The emitter electrode 6 may be formed by depositing, for example, an alloy of aluminum and silicon (Al—Si based alloy) on the barrier metal 5 by sputtering or vapor deposition such as PVD. Further forming a nickel alloy (Ni alloy) on the formed alloy of aluminum and silicon by electroless plating or electroplating may form the emitter electrode 6. When the emitter electrode 6 is formed by plating, a thick metal film can be easily formed as the emitter electrode 6. This can increase the thermal capacity of the emitter electrode 6, and thereby improve the heat resistance.
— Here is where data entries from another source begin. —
def _decode_operands(q, lens, slot, H, Hkv, D, max_len, max_seq, chunk, out, pre, rope=None):
    _bf16_cuda(q, "q"); _i32(lens, "lens"); _i32(slot, "slot")
    _req(D in (64, 96, 128), "head dim")
    _req(H % Hkv == 0 and (H // Hkv) in (1, 2, 4, 8), "GQA group must be 1/2/4/8")
    _req(q.dim() == 2 and q.stride(1) == 1 and q.shape[1] >= H * D, "q [B, >= H*D]")
    B = q.shape[0]
    _req(lens.numel() >= B and slot.numel() >= B, "lens / slot length")
    _req(0 < max_len <= max_seq, "max_len > cache capacity")
    if pre is not None:
        _i32(pre, "pre"); _req(pre.shape == (B, 2) and pre.is_contiguous(), "pre must be int32 [B, 2]")
    cs = ps = None
    if rope is not None:
        cs, ps = rope
        _req(H == Hkv and D % 8 == 0, "fused RoPE decode: MHA only")
        _i32(ps, "pos")
        _req(cs.dtype == torch.float32 and cs.is_contiguous() and cs.shape[1] == D // 2 and cs.shape[2] == 2, "cos_sin")
        _req(q.shape[1] >= (H + 2 * Hkv) * D, "fused RoPE decode needs the qkv row")
    chunk, nsplit = _decode_split(B, Hkv, max_len, chunk)
    _req(chunk % 64 == 0, "chunk must be a multiple of 64")
    if out is None:
        out = torch.empty((B, H * D), dtype=torch.bfloat16, device=q.device)
    _bf16_cuda(out, "out")
    _req(out.dim() == 2 and out.shape[0] == B and out.shape[1] >= H * D and out.stride(1) == 1, "out [B, >= H*D]")
    return chunk, nsplit, out, cs, ps


def _decode_buffers(B, H, Hkv, D, nsplit, device, same_xcd_ok: bool):
    nws = B * H * nsplit * (D + 2) * 4
    ws = _workspace(nws, device)
    if not (_FUSED_COMBINE and nsplit > 1):
        return ws, None, 0
    if same_xcd_ok and H == Hkv and B * Hkv <= 32 and (B * Hkv) % 8 == 0 and decode_xc_ok(device):
        return ws, _cached_counters("decode_cnt_xc", B * Hkv, device), 1
    cnt = _uncached("decode_cnt", B * Hkv * 4, device)
    return _uncached("decode_ws", nws, device), cnt, 0


def decode_attn(q, k_cache, v_cache, lens, slot, H, Hkv, D, max_len: int, chunk: int = 0, scale=None, out=None,
                pre=None, rope=None):
    _req(k_cache.dim() == 4 and k_cache.shape[1] == Hkv and k_cache.shape[3] == D, "cache shape")
    _req(rope is None or (k_cache.is_contiguous() and v_cache.is_contiguous()), "caches must be contiguous")
    chunk, nsplit, out, cs, ps = _decode_operands(q, lens, slot, H, Hkv, D, max_len, k_cache.shape[2], chunk, out, pre,
                                                  rope)
    B = q.shape[0]
    scale = scale if scale is not None else 1.0 / math.sqrt(D)
    ws, cnt, xc = _decode_buffers(B, H, Hkv, D, nsplit, q.device, same_xcd_ok=True)
    _check(lib().da_decode_attn(_ptr(q), q.stride(0), _ptr(k_cache), _ptr(v_cache), _ptr(lens), _ptr(slot), _ptr(pre), B, H,
                                Hkv, D, k_cache.shape[2], chunk, nsplit, float(scale), _ptr(ws), _ptr(out), out.stride(0),
                                _ptr(cnt), _ptr(cs), _ptr(ps), xc, _stream()), "decode_attn")
    return out


def _kv8_cache_checks(k_codes, v_codes, k_scale, v_scale, Hkv, D):
    for c, s, n in ((k_codes, k_scale, "k"), (v_codes, v_scale, "v")):
        _req(c.is_cuda and c.dtype in (FP8, torch.uint8) and c.is_contiguous(), f"{n}_codes must be contiguous e4m3 on GPU")
        _req(c.dim() == 4 and c.shape[1] == Hkv and c.shape[3] == D, f"{n}_codes [slots, Hkv, max_seq, D]")
        _req(s.is_cuda and s.dtype == torch.float32 and s.is_contiguous() and s.shape == c.shape[:3],
             f"{n}_scale must be contiguous fp32 [slots, Hkv, max_seq]")
        _req(c.data_ptr() % 16 == 0 and s.data_ptr() % 4 == 0, f"{n} cache alignment")
    _req(k_codes.shape == v_codes.shape, "k / v caches differ in shape")


def rope_cache_kv8(qkv, pos, cos_sin, H, Hkv, D, slot, k_codes, v_codes, k_scale, v_scale, rotate_q=True):
    _bf16_cuda(qkv, "qkv"); _i32(pos, "pos"); _i32(slot, "slot")
    T = qkv.shape[0]
    _req(D in (64, 96, 128), "head dim")
    _req(qkv.is_contiguous() and qkv.shape[1] == (H + 2 * Hkv) * D and qkv.data_ptr() % 16 == 0, "qkv shape")
    _req(pos.numel() >= T and slot.numel() >= T, "pos / slot length")
    _req(cos_sin.is_cuda and cos_sin.dtype == torch.float32 and cos_sin.is_contiguous() and cos_sin.dim() == 3
         and cos_sin.shape[-1] == 2 and cos_sin.shape[1] == D // 2, "cos_sin must be fp32 [max_pos, D/2, 2]")
    _kv8_cache_checks(k_codes, v_codes, k_scale, v_scale, Hkv, D)
    _check(lib().da_rope_cache_kv8(_ptr(qkv), _ptr(pos), _ptr(slot), _ptr(cos_sin), _ptr(k_codes), _ptr(v_codes),
                                   _ptr(k_scale), _ptr(v_scale), T, H, Hkv, D, k_codes.shape[2],
                                   1 if rotate_q else 0, _stream()), "rope_cache_kv8")
    return qkv


def decode_attn_kv8(q, k_codes, v_codes, k_scale, v_scale, lens, slot, H, Hkv, D, max_len: int, chunk: int = 0,
                    scale=None, out=None, pre=None):
    _kv8_cache_checks(k_codes, v_codes, k_scale, v_scale, Hkv, D)
    chunk, nsplit, out, _, _ = _decode_operands(q, lens, slot, H, Hkv, D, max_len, k_codes.shape[2], chunk, out, pre)
    B = q.shape[0]
    scale = scale if scale is not None else 1.0 / math.sqrt(D)
    ws, cnt, _ = _decode_buffers(B, H, Hkv, D, nsplit, q.device, same_xcd_ok=False)
    _check(lib().da_decode_attn_kv8(_ptr(q), q.stride(0), _ptr(k_codes), _ptr(v_codes), _ptr(k_scale), _ptr(v_scale),
                                    _ptr(lens), _ptr(slot), _ptr(pre), B, H, Hkv, D, k_codes.shape[2], chunk, nsplit,
                                    float(scale), _ptr(ws), _ptr(out), out.stride(0), _ptr(cnt), _stream()),
           "decode_attn_kv8")
    return out


def kv8_dequant(codes, scale, slot: int, P: int):
    slot, P = int(slot), int(P)
    _req(codes.is_cuda and codes.dtype in (FP8, torch.uint8) and codes.is_contiguous() and codes.dim() == 4
         and codes.shape[3] % 16 == 0 and codes.data_ptr() % 16 == 0, "codes [slots, Hkv, max_seq, D]")
    _req(scale.is_cuda and scale.dtype == torch.float32 and scale.is_contiguous() and scale.shape == codes.shape[:3],
         "scale fp32 [slots, Hkv, max_seq]")
    S, Hkv, max_seq, D = codes.shape
    _req(0 <= slot < S and 0 <= P <= max_seq, "slot / P out of range")
    out = torch.empty((Hkv, P, D), dtype=torch.bfloat16, device=codes.device)
    _check(lib().da_kv8_dequant(_ptr(codes), _ptr(scale), slot, S, Hkv, P, D, max_seq, _ptr(out), _stream()),
           "kv8_dequant")
    return out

When the emitter electrode 6 made of an alloy of aluminum and silicon is formed by PVD and then a nickel alloy is further formed by plating on the emitter electrode 6, the plating for forming the nickel alloy may be performed after the back surface of the semiconductor substrate is treated.

Next, grinding the back surface of the semiconductor substrate thins the semiconductor substrate to a designed predetermined thickness as illustrated in FIG. 16A. The thickness of the ground semiconductor substrate may range, for example, from 80 μm to 200 μm.
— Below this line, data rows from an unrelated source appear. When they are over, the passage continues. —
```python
class WgsTrio:

    def __init__(self, ctx: capi.Context, k: int, size: int, lower: int, min_cov: int, max_cov: int, thresh: int,
                 passes: int = 1, group=None):
        self.ctx, self.k, self.size = ctx, k, size
        self.lsize = capi.ceil_log2(size)
        self.cols = capi.jf_matrix(self.lsize, k)
        self.lower, self.min_cov, self.max_cov, self.thresh = lower, min_cov, max_cov, thresh
        self.passes = passes
        self.group = group
        self.early_budget = 0
        self._early, self._early_left, self._early_cost = {}, 0, 0
        self._injected = False
        self.map_budget = 0
        self._store = None
        self._ahead = {}
        self.maps_ahead = 0
        self.count_wall_s = 0.0
        self.masks_are_views = False
        self.replayed_blocks = 0
        self.binned_counts = 0
# ... 250 lines not shown
                    lo = vb[me] * sper
                    full[lo:lo + off_rl[src]] = loc
                    full[lo + off_rl[src]:] = loc[-1]
                    full = full.to(dev, non_blocking=True)
                    run = rr[ro:ro + recv_l[src]]
                    run_e = re_[ro:ro + recv_l[src]] if wide else None
                    todo.append((run, full, run_e, sbins, recv_l[src]))
                    ro += recv_l[src]
                    bo += off_rl[src]
                torch.cuda.synchronize(dev)
                try:
                    for run, full, run_e, sbins, n_run in todo:
                        if n_run:
                            own.adopt_records_dev(run.data_ptr(), run.numel(), full.data_ptr(), sbins,
                                                  run_e.data_ptr() if wide else 0)
                        keep.append((run, full, run_e))
                except Exception as e:
                    err = e
                del rr
                t_ = lap("import", t_)
            if trace:
                print("[wgs] exchange of shard %d: " % shard + ", ".join(f"{k_} {v * 1e3:.0f} ms" for k_, v in tt.items()), flush=True)
            part.free()
            out = None
            if err is None:
                try:
                    self._inject("finish", shard)
                    out = own.finish(self.lower, want_histo=True)
                    self.ctx.sync()
                except Exception as e:
                    err = e
            keep.clear()
            self.checkpoint(err)
            return out
        finally:
            if helper is not None:
                helper.join()
            own.free()

    def _verify_store(self, ver, rec, si: int, probe_keys):
        v = rec.verify(self.lower)
        for k_ in v:
            if k_ != "sum_counts":
                ver[k_] += v[k_]
        ver["sum_counts"][si] += v["sum_counts"]
        ver["checksum"][si] = [(a + b) % (1 << 64) for a, b in zip(ver["checksum"][si], rec.checksum())]
        if probe_keys is not None and len(probe_keys):
            got = rec.query(np.asarray(probe_keys, dtype=np.uint64))
            ver["probe_found"][si] += int((got > 0).sum())
            if si == 0:
                ver["probe_count_out_of_range"] += int(((got > 0) & ((got < max(5, self.min_cov)) |
                                                                     (got > self.max_cov))).sum())

    def pos_of(self, keys: np.ndarray) -> np.ndarray:
        keys = np.asarray(keys, dtype=np.uint64)
        pos = np.zeros(len(keys), dtype=np.uint64)
        c = 2 * self.k
        for b in range(c):
            pos ^= np.where((keys >> np.uint64(b)) & np.uint64(1), self.cols[c - 1 - b], np.uint64(0))
        return pos & np.uint64((1 << self.lsize) - 1) if self.lsize < 64 else pos

    def _attempt(self, st, samples, keep_shard_records, verify, probe_keys, exclude, lap):
        self._drop_early()
        self._early_left = int(self.early_budget) if self.world == 1 and not keep_shard_records else 0
        self.replayed_blocks = self.binned_counts = self.maps_ahead = self.exchange_sent = self.exchange_received = 0
        self.count_wall_s = 0.0
        binned = verify == "binned" or (self._local() and not verify and not keep_shard_records and
                                        not os.environ.get("RFX_TRIO_SORTED"))
        candidates = _BinnedCandidates if binned else _SortedCandidates
        use_maps = self.map_budget > 0 and self.world == 1 and self.passes > 1 and not keep_shard_records
        if not use_maps:
            self._drop_store()
        elif self._store is None:
            try:
                self._store = capi.RunMaps(self.ctx, int(self.map_budget), pooled=True)
            except capi.RufusError:
                self.map_budget, use_maps = 0, False
        steps = plan_steps(self.passes, len(samples), use_maps, keep_shard_records)
        last_step = {sh: i for i, (sh, _) in enumerate(steps)}
        self._ahead = ({step: samples[si] for step, si in plan_maps_ahead(steps).items()}
                       if use_maps and os.environ.get("RFX_MAP_AHEAD") else {})
        for i_step, (sh, si) in enumerate(steps):
            t_c = time.perf_counter()
            rec, h = self.count_shard(samples[si], sh, si, binned)
            self.count_wall_s += time.perf_counter() - t_c
            st.recs[sh].append(rec)
            st.histos[si] += h
            st.n_rec[si] += len(rec)
            lap(f"pass {sh} sample {si} count ({len(rec)} records)")
            err = None
            try:
                if verify:
                    self._verify_store(st.ver, rec, si, probe_keys)
                    lap(f"pass {sh} sample {si} verify")
                if si == 0 and not keep_shard_records:
                    st.cands[sh] = candidates(self.ctx, st.recs[sh].pop(), max(5, self.min_cov), self.max_cov)
                    lap(f"pass {sh} sample {si} kept ({len(rec)})")
                elif not keep_shard_records:
                    cand = st.cands[sh]
                    room = cand.raw_bytes if self.passes == 2 and sh == 0 and self.early_budget > 0 else 0
                    cand.strike(rec)
                    self._early_left += room
                    st.recs[sh].pop().free()
                    lap(f"pass {sh} sample {si} candidates ({len(cand)})")
            except Exception as e:
                err = e
            self.checkpoint(err)
            if i_step != last_step[sh]:
                continue
            if keep_shard_records:
                recs = st.recs[sh]
                k_, c_ = capi.unique_to_subject(self.ctx, recs[0], recs[1:] + exclude, self.min_cov, self.max_cov)
                st.kept.append(st.recs.pop(sh))
            else:
                k_, c_ = st.cands[sh].finish(exclude)
                del st.cands[sh]
            lap(f"pass {sh} set difference ({len(k_)} k-mers)")
            st.keys.append(k_)
            st.kcounts.append(c_)

    def _gather(self, st):
        keys = np.concatenate(st.keys) if st.keys else np.zeros(0, np.uint64)
        kcounts = np.concatenate(st.kcounts).astype(np.uint32) if st.kcounts else np.zeros(0, np.uint32)
        if self.world == 1:
            return keys, kcounts, st.histos, st.n_rec
        import torch
        from .dist import all_gather_keys
        dev = torch.device("cuda", torch.cuda.current_device())
        kcounts = all_gather_keys(kcounts.astype(np.uint64), dev, self.group).astype(np.uint32)
        keys = all_gather_keys(keys, dev, self.group)
        histos = [x.astype(np.uint64) for x in self._group_sum(np.stack(st.histos))]
        return keys, kcounts, histos, self._group_sum(st.n_rec).tolist()

    def _group_sum(self, values) -> np.ndarray:
        values = np.asarray(values, dtype=np.int64)
        if self.world == 1:
            return values
        import torch
        import torch.distributed as dist
        from .dist import _wire
        t = _wire(torch.from_numpy(values).to(torch.device("cuda", torch.cuda.current_device())), self.group)
        dist.all_reduce(t, op=dist.ReduceOp.SUM, group=self.group)
        return t.cpu().numpy()

    def _filter(self, blocks, keys, pull: bool = False):
        n_pulled, masks, pulled = 0, [], None
        if len(keys) or pull:
            mset = capi.MutantSet(self.ctx, np.concatenate([keys, revcomp_keys(keys, self.k)]), self.k)
            try:
                if not len(keys):
                    pulled, res = mset.pull_many([], self.thresh, last_base_skipped=True, pairs=True)[0], []
                elif pull:
                    pulled, res = mset.pull_many(blocks, self.thresh, last_base_skipped=True, pairs=True)
                else:
                    res = mset.filter_many(blocks, self.thresh, last_base_skipped=True)
                for b, (mask, _) in zip(blocks, res):
                    n_pulled += pulled_pairs(mask, b.n)
                    masks.append(mask if self.masks_are_views else mask.copy())
            finally:
                mset.free()
        return n_pulled, masks, pulled

    def run(self, samples, keep_shard_records: bool = False, verify=False, probe_keys=None, exclude=(), pull: bool = False):
        if verify == "binned" and (not self._local() or keep_shard_records):
            raise ValueError('verify="binned": one device, no kept shard records')
        trace = os.environ.get("RFX_WGS_TRACE")
        t_last = time.perf_counter()
# ... 168 lines not shown
```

Next, implanting n-type impurities from the back surface of the semiconductor substrate forms the n-type buffer layer 3 as illustrated in FIG. 16B. Then, implanting p-type impurities from the back surface of the semiconductor substrate forms the p-type collector layer 16. The n-type buffer layer 3 may be formed in, for example, the IGBT region 10, the diode region 20, and the terminal region 30, or formed only in the IGBT region 10 or the diode region 20. The n-type buffer layer 3 may be formed by implanting, for example, phosphorus (P) ion, proton (H⁺), or both proton and phosphorus. Proton can be implanted from the back surface of the semiconductor substrate to a depth with relatively low acceleration energy. Furthermore, changing the acceleration energy can relatively easily change the depth at which proton is implanted. Thus, when the n-type buffer layer 3 is formed from proton, implanting proton a plurality of times while the acceleration energy is being changed can form the n-type buffer layer 3 thicker in the thickness direction of the semiconductor substrate than that formed from phosphorus.
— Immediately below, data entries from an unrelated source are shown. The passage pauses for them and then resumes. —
-      R0H_ASM_ADD("%4", "%4", "%0", "%13") R0H_ASM_ADD("%5", "%5", "%1", "%13") R0H_ASM_ADD("%6", "%6", "%2", "%13") R0H_ASM_ADD("%7", "%7", "%3", "%13")
-      : "=&v"(o0), "=&v"(o1), "=&v"(o2), "=&v"(o3), "+v"(s0), "+v"(s1), "+v"(s2), "+v"(s3), "=&v"(t0), "=&v"(t1), "=&v"(t2), "=&v"(t3), "=&v"(u), "=&v"(x)
-      : "v"(c0), "v"(c1), "v"(c2), "v"(c3)
+  if (FIRST) {
+    asm(R0H_ASM_M4("%4", "%5", "%6", "%7", "%8", "%9", "%10", "%11", "%12", "%13", "%0", "%1", "%2", "%3")
+        : "=&v"(o0), "=&v"(o1), "=&v"(o2), "=&v"(o3), "=&v"(t0), "=&v"(t1), "=&v"(t2), "=&v"(t3), "=&v"(u), "=&v"(x)
+        : "v"(c0), "v"(c1), "v"(c2), "v"(c3)
+        : "vcc");
+    s0 = o0; s1 = o1; s2 = o2; s3 = o3;
+  } else {
+    uint32_t n0, n1, n2, n3;
+    asm(R0H_ASM_M4("%8", "%9", "%10", "%11", "%12", "%13", "%14", "%15", "%16", "%17", "%0", "%1", "%2", "%3")
+        R0H_ASM_ADD("%4", "%18", "%0", "%13") R0H_ASM_ADD("%5", "%19", "%1", "%13") R0H_ASM_ADD("%6", "%20", "%2", "%13") R0H_ASM_ADD("%7", "%21", "%3", "%13")
+        : "=&v"(o0), "=&v"(o1), "=&v"(o2), "=&v"(o3), "=&v"(n0), "=&v"(n1), "=&v"(n2), "=&v"(n3), "=&v"(t0), "=&v"(t1), "=&v"(t2), "=&v"(t3), "=&v"(u), "=&v"(x)
+        : "v"(c0), "v"(c1), "v"(c2), "v"(c3), "v"(s0), "v"(s1), "v"(s2), "v"(s3)
+        : "vcc");
+    s0 = n0; s1 = n1; s2 = n2; s3 = n3;
+  }
+  c0 = o0; c1 = o1; c2 = o2; c3 = o3;
+}
+template <int N>
+__device__ __forceinline__ void add_sums(uint32_t (&c)[P2_CELLS], uint32_t s0, uint32_t s1, uint32_t s2, uint32_t s3);
+template <>
+__device__ __forceinline__ void add_sums<2>(uint32_t (&c)[P2_CELLS], uint32_t s0, uint32_t s1, uint32_t s2, uint32_t s3) {
+  uint32_t x;
+  asm(R0H_ASM_ADD("%0", "%0", "%9", "%8") R0H_ASM_ADD("%1", "%1", "%10", "%8") R0H_ASM_ADD("%2", "%2", "%11", "%8") R0H_ASM_ADD("%3", "%3", "%12", "%8")
+      R0H_ASM_ADD("%4", "%4", "%9", "%8") R0H_ASM_ADD("%5", "%5", "%10", "%8") R0H_ASM_ADD("%6", "%6", "%11", "%8") R0H_ASM_ADD("%7", "%7", "%12", "%8")
+      : "+v"(c[0]), "+v"(c[1]), "+v"(c[2]), "+v"(c[3]), "+v"(c[4]), "+v"(c[5]), "+v"(c[6]), "+v"(c[7]), "=&v"(x)
+      : "v"(s0), "v"(s1), "v"(s2), "v"(s3)
       : "vcc");
-  c0 = o0; c1 = o1; c2 = o2; c3 = o3;
-}
-__device__ __forceinline__ void m_ext(uint32_t (&c)[P2_CELLS]) {
-  uint32_t s0 = 0, s1 = 0, s2 = 0, s3 = 0, x;
-#pragma unroll
-  for (int k = 0; k < P2_CELLS; k += 4) m4_block<false>(c[k], c[k + 1], c[k + 2], c[k + 3], s0, s1, s2, s3);
+}
+template <>
+__device__ __forceinline__ void add_sums<4>(uint32_t (&c)[P2_CELLS], uint32_t s0, uint32_t s1, uint32_t s2, uint32_t s3) {
+  uint32_t x;
+  asm(R0H_ASM_ADD("%0", "%0", "%17", "%16") R0H_ASM_ADD("%1", "%1", "%18", "%16") R0H_ASM_ADD("%2", "%2", "%19", "%16") R0H_ASM_ADD("%3", "%3", "%20", "%16")
+      R0H_ASM_ADD("%4", "%4", "%17", "%16") R0H_ASM_ADD("%5", "%5", "%18", "%16") R0H_ASM_ADD("%6", "%6", "%19", "%16") R0H_ASM_ADD("%7", "%7", "%20", "%16")
+      R0H_ASM_ADD("%8", "%8", "%17", "%16") R0H_ASM_ADD("%9", "%9", "%18", "%16") R0H_ASM_ADD("%10", "%10", "%19", "%16") R0H_ASM_ADD("%11", "%11", "%20", "%16")
+      R0H_ASM_ADD("%12", "%12", "%17", "%16") R0H_ASM_ADD("%13", "%13", "%18", "%16") R0H_ASM_ADD("%14", "%14", "%19", "%16") R0H_ASM_ADD("%15", "%15", "%20", "%16")
+      : "+v"(c[0]), "+v"(c[1]), "+v"(c[2]), "+v"(c[3]), "+v"(c[4]), "+v"(c[5]), "+v"(c[6]), "+v"(c[7]), "+v"(c[8]), "+v"(c[9]), "+v"(c[10]), "+v"(c[11]),
+        "+v"(c[12]), "+v"(c[13]), "+v"(c[14]), "+v"(c[15]), "=&v"(x)
+      : "v"(s0), "v"(s1), "v"(s2), "v"(s3)
+      : "vcc");
+}
+template <>
+__device__ __forceinline__ void add_sums<6>(uint32_t (&c)[P2_CELLS], uint32_t s0, uint32_t s1, uint32_t s2, uint32_t s3) {
+  uint32_t x;
   asm(R0H_ASM_ADD("%0", "%0", "%25", "%24") R0H_ASM_ADD("%1", "%1", "%26", "%24") R0H_ASM_ADD("%2", "%2", "%27", "%24") R0H_ASM_ADD("%3", "%3", "%28", "%24")
       R0H_ASM_ADD("%4", "%4", "%25", "%24") R0H_ASM_ADD("%5", "%5", "%26", "%24") R0H_ASM_ADD("%6", "%6", "%27", "%24") R0H_ASM_ADD("%7", "%7", "%28", "%24")
       R0H_ASM_ADD("%8", "%8", "%25", "%24") R0H_ASM_ADD("%9", "%9", "%26", "%24") R0H_ASM_ADD("%10", "%10", "%27", "%24") R0H_ASM_ADD("%11", "%11", "%28", "%24")
@@ -51,7 +85,23 @@
       : "v"(s0), "v"(s1), "v"(s2), "v"(s3)
       : "vcc");
 }
+template <bool ZERO_CAP = false, bool DIGEST_ONLY = false>
+__device__ __forceinline__ void m_ext(uint32_t (&c)[P2_CELLS]) {
+  uint32_t s0, s1, s2, s3;
+  m4_block<true>(c[0], c[1], c[2], c[3], s0, s1, s2, s3);
+#pragma unroll
+  for (int k = 4; k < (ZERO_CAP ? P2_RATE : P2_CELLS); k += 4) m4_block<false>(c[k], c[k + 1], c[k + 2], c[k + 3], s0, s1, s2, s3);
+  if (DIGEST_ONLY) {
+    add_sums<2>(c, s0, s1, s2, s3);
+  } else if (ZERO_CAP) {
+    add_sums<4>(c, s0, s1, s2, s3);
+    c[16] = c[20] = s0; c[17] = c[21] = s1; c[18] = c[22] = s2; c[19] = c[23] = s3;
+  } else {
+    add_sums<6>(c, s0, s1, s2, s3);
+  }
+}
 #else
+template <bool ZERO_CAP = false, bool DIGEST_ONLY = false>
 __device__ __forceinline__ void m_ext(uint32_t (&c)[P2_CELLS]) {
   uint32_t s0, s1, s2, s3;
 #pragma unroll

Since phosphorus can increase an activation ratio of n-type impurities more than that by proton, forming the n-type buffer layer 3 from phosphorus can suppress punch-through of a depletion layer even in the thinned semiconductor substrate. To further thin the semiconductor substrate, it is preferred to form the n-type buffer layer 3 by implanting both proton and phosphorus. Here, proton is implanted deeper than phosphorus from the back surface.

The p-type collector layer 16 may be formed by implanting, for example, boron (B). The p-type collector layer 16 is also formed in the terminal region 30 as the p-type terminal collector layer 16a. Irradiating the back surface of the semiconductor substrate in which ions have been implanted with laser light to laser anneal the back surface activates the implanted ions and forms the p-type collector layer 16.

When phosphorus is implanted at a relatively shallow depth from the back surface of the semiconductor substrate, the laser annealing simultaneously activates phosphorus. Proton is activated at a relatively low annealing temperature ranging from 350° C. to 500° C. When proton is implanted, it is necessary to prevent the temperature of the whole semiconductor substrate from becoming higher than 350° C. to 500° C. in the latter steps other than the step of activating proton. Since the laser annealing can increase the temperature of only the vicinity of the back surface of the semiconductor substrate, the laser annealing is applicable to activation of n-type impurities or p-type impurities even after proton is implanted.

Next, the n⁺ type cathode layer 26 is formed on the back surface in the diode region 20 as illustrated in FIG. 17A. The n⁺ type cathode layer 26 may be formed by implanting, for example, phosphorus (P). As illustrated in FIG. 17A, n-type impurities are selectively implanted from the back surface through the masking process so that a boundary between the p-type collector layer 16 and the n⁺ type cathode layer 26 is located at the distance U1 from the boundary between the IGBT region 10 and the diode region 20 toward the diode region 20. The amount of n-type impurities for forming the n⁺ type cathode layer 26 is larger than that of p-type impurities for forming the p-type collector layer 16. Thus, the n⁺ type cathode layer 26 is deeper than the p-type collector layer 16. The region in which the n⁺ type cathode layer 26 is to be formed need to be changed into an n-type semiconductor by implanting n-type impurities in a region in which p-type impurities have been implanted. Thus, n-type impurities are higher in concentration than p-type impurities in the whole region in which the n⁺ type cathode layer 26 is to be formed.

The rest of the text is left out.